[Task to carry out]:
State the number of lines with "HostMem" in the listing, leaving out everything else.

[Records to use]:
# nh13/DWGSIM

Measured on AMD Instinct MI355X. Metric: M read-pairs/sec (2x150 bp PE), higher is better.
Workload: dtype u8

## Files before the change

### dwgsim_amd/csrc/dw_host.cpp

```cpp
#include <hip/hip_runtime.h>
#include <math.h>
#include <stdio.h>
#include <stdlib.h>
#include <string.h>
#include <limits.h>
#include <ctype.h>
#include <stdarg.h>
#include <stdint.h>
#include <sys/mman.h>
#include <mutex>
#include <thread>
#include <string>
#include <vector>
#include <algorithm>
#include <array>
#include <stddef.h>
#include <type_traits>
#include "../../include/dwgsim_hip.h"
#include "dw_kernels.hpp"
#include "dw_launch.hpp"
#include "dw_mutin.hpp"
#include "dw_mem.hpp"

using namespace dw;

namespace {

struct HostIns { std::vector<int32_t> pos; std::vector<uint32_t> len, off; std::vector<uint8_t> bases; };

struct Member {
    std::string name;
    int64_t l = 0, l_place = 0;
    uint32_t contig_index = 0;
    int32_t start = 0;
    int32_t reg_off = 0, n_reg = 0;
    uint32_t name_off = 0; int32_t name_fixed_len = 0;
    ResolvedContig rc;
};

struct GroupMem {
    DevMem d_ref, d_cells[2], d_view[2];
    DevMem d_ins_pos[2], d_ins_len[2], d_ins_off[2], d_ins_bases[2];
    DevMem d_names, d_reg, d_seg;
    std::vector<uint8_t> h_names; std::vector<int32_t> h_reg, h_seg;
    DevMem d_summ[2], d_summ2[2];
    DevMem d_refview, d_refsumm, d_refsumm2, d_dirty;
    DevEvent ev_walk, ev_walk0;
    DevMem d_hap_text[2], d_hap_rec, d_hap_pool;
    HostMem h_wc;
};

struct WalkCounters {
    uint64_t unused0[7];
    uint64_t n_cand;
    uint32_t max_del;
    struct { uint32_t entries, bases; } ins[2];
    uint32_t unused1;
    uint32_t slot_over;
    uint32_t n_cand_true;
    uint64_t mut_debug[2];
    uint64_t n_listed;
    uint64_t unused2;
};
static_assert(std::is_standard_layout<WalkCounters>::value && sizeof(WalkCounters) == 16 * 8, "the walk's counter block is 16 u64 words");
static_assert(offsetof(WalkCounters, n_cand) == 7 * 8 && offsetof(WalkCounters, max_del) == 8 * 8 && offsetof(WalkCounters, ins) == 8 * 8 + 4 && offsetof(WalkCounters, slot_over) == 8 * 8 + 6 * 4 &&
              offsetof(WalkCounters, n_cand_true) == 8 * 8 + 7 * 4 && offsetof(WalkCounters, mut_debug) == 12 * 8 && offsetof(WalkCounters, n_listed) == 14 * 8, "every counter at the word the kernels were given before the block had a type");
struct WcSpan { size_t off, bytes; };
#define WC_SPAN(first, last) WcSpan{offsetof(WalkCounters, first), offsetof(WalkCounters, last) + sizeof(WalkCounters::last) - offsetof(WalkCounters, first)}
constexpr WcSpan WC_RANDOM = WC_SPAN(n_cand, n_cand_true), WC_FILE = WC_SPAN(mut_debug, mut_debug), WC_LISTED = WC_SPAN(n_listed, n_listed);

struct Group {
    bool alive = false, mutated = false, walk_pending = false;
    int first_handle = -1;
    std::vector<Member> m;
    int64_t total = 0;
    GroupMem mem;
    uint32_t n_ins[2] = {0, 0}, n_ins_bases[2] = {0, 0};
    int fixed_max = 0;
    uint32_t n_cand = 0;
    bool dirty_any = false, dirty_all = false;
    int walk_attempt = 0; uint32_t walk_cap = 0; size_t walk_cap_bases = 0; bool walk_reset = false;
    uint32_t n_patch = 0, n_patch_ev = 0;
    bool list_valid = false; std::vector<int32_t> pos; std::vector<uint32_t> cells; HostIns ins[2];
    struct HapText { bool valid = false; int width = 0; uint64_t bytes = 0; std::vector<uint64_t> off, len; std::vector<int64_t> bases; } hap_text[2];
};

struct HandleRef { int group = -1, k = 0; };

constexpr int N_COUNTERS = 32;

struct Counters {
    DevMem d; HostMem h;
    uint64_t *dev() const { return d.get<uint64_t>(); }
    uint64_t *host() const { return h.get<uint64_t>(); }
};

struct Slot {
    Counters counters;
    hipEvent_t ev_k0 = nullptr, ev_k1 = nullptr, ev_end = nullptr, ev_done = nullptr, ev_fetched = nullptr;
    bool pending = false, empty = true, fetch_in_flight = false;
    int group = -1;
    uint64_t n_pairs = 0, out_bytes[3] = {0, 0, 0}, gz_bytes[3] = {0, 0, 0};
    DevMem gz_out[3], gz_status, segs;
    HostMem h_segs;
    std::vector<dwgsim_hip_range_t> ranges;
    DevMem d_rerun_chain;
    int cap_mult = 1;
};

}

struct dwgsim_hip_ctx {
    dwgsim_hip_params_t prm;
    std::string read_prefix;
    std::vector<uint8_t> flow;
    DevMem d_flow;
    int device = 0;
    hipStream_t stream = nullptr;
    hipStream_t copy_stream = nullptr;
    hipStream_t walk_stream = nullptr;
    hipStream_t count_stream = nullptr;
    std::string err;
    double e_by[2] = {0, 0};
    DevMem d_thr[2];
    DevMem d_thr32[2]; int e_full = 0;
    DevMem d_qbase[2]; int32_t qb_words = 1;
    DevMem d_rand_fixed; int32_t rand_fixed_len = 0;
    std::vector<Group> groups;
    std::vector<GroupMem> pool;
    std::vector<HandleRef> handles;
    DevMem meta, fail_summ, block_rand, status_all, out[DWGSIM_HIP_SLOTS][3], split_state, split_hand, split_agg, split_pre, split_chunk;
    DevMem w_slots, w_slot_aux;
    int site_slots = -1; int64_t site_slot_cap = -1;
    DevMem scratch_mask, scratch_cnt, scratch_status, w_cand, w_ev, w_flags, w_lo, w_sufmin, w_bound, w_ppos, w_pcells, up_ascii, l_pos, l_cells, place_segs, place_rand, place_list, place_aux;
    HostMem h_up; hipEvent_t ev_up = nullptr; bool up_in_flight = false;
    HostMem h_place_segs, h_range_rand;
    std::vector<int32_t> h_ppos; std::vector<uint16_t> h_pcells; std::vector<Event> h_pev;
    bool seq_justify = false, dense_view = false;
    MutInput mutin; bool has_mutin = false;
    Regions regions; bool has_regions = false;
    DevMem flow_scratch, flow_free;
    Counters counters;
    DevMem d_wcounters;
    Counters pcounters;
    Slot slot[DWGSIM_HIP_SLOTS];
    DevMem d_chain;
    int chain_contig = -1; uint64_t chain_next_ii = 0;
    bool has_carry_override = false; uint64_t carry_override = 0;
    int flow_cap_forced = 0;
    int flow_cap_mult = 1;
    int ion_lds = -1;
    int n_cu = 0; int flow_slots = 0;
    int64_t walk_cap = -1; bool phases = false; int writer = -1, force_threads = 0; int64_t place_cap = -1; uint64_t place_open = 0; double walk_us = 0, count_us = 0; int split = -1;
    int64_t sim_form = 0;
    int64_t walk_form = 0;
    hipEvent_t ev_cnt0 = nullptr, ev_cnt1 = nullptr;
    bool gzip_on = false; DevMem d_crc_table, d_crc_shift;
    HostMem h_stage;
    hipStream_t hap_stream = nullptr;
    DevEvent hap_ev[6]; double hap_len_us = 0, hap_write_us = 0, hap_copy_us = 0; bool hap_yardstick = false;
    int hap_cur[2] = {-1, -1};
    std::string txt, vcf;
};

namespace {

#define HIPC(ctx, call) do { hipError_t e_ = (call); if (e_ != hipSuccess) { char b_[512]; snprintf(b_, sizeof b_, "HIP error %s at %s:%d (%s)", hipGetErrorString(e_), __FILE__, __LINE__, #call); (ctx)->err = b_; return DWGSIM_HIP_ERR_DEVICE; } } while (0)

hipError_t dev_malloc(dwgsim_hip_ctx *c, void **p, size_t bytes)
{
    hipError_t e = DevKind::alloc(p, bytes);
    if (e == hipSuccess || c->pool.empty()) return e;
    (void)hipGetLastError();
    hipStreamSynchronize(c->walk_stream);
    c->pool.clear();
    return DevKind::alloc(p, bytes);
}

hipError_t reserve(dwgsim_hip_ctx *c, DevMem &b, size_t need, size_t want)
{
    return b.reserve(need, want, [c](void **p, size_t n) { return dev_malloc(c, p, n); });
}

int ensure(dwgsim_hip_ctx *c, DevMem &b, size_t bytes)
{
    HIPC(c, reserve(c, b, bytes, bytes + bytes / 8 + 4096));
    return 0;
}

int upload(dwgsim_hip_ctx *c, DevMem &b, const void *src, size_t n)
{
    HIPC(c, reserve(c, b, n, n));
    const hipError_t e = hipMemcpy(b.get(), src, n, hipMemcpyHostToDevice);
    if (e != hipSuccess) b.reset();
    HIPC(c, e);
    return 0;
}
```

[Task answer]:
6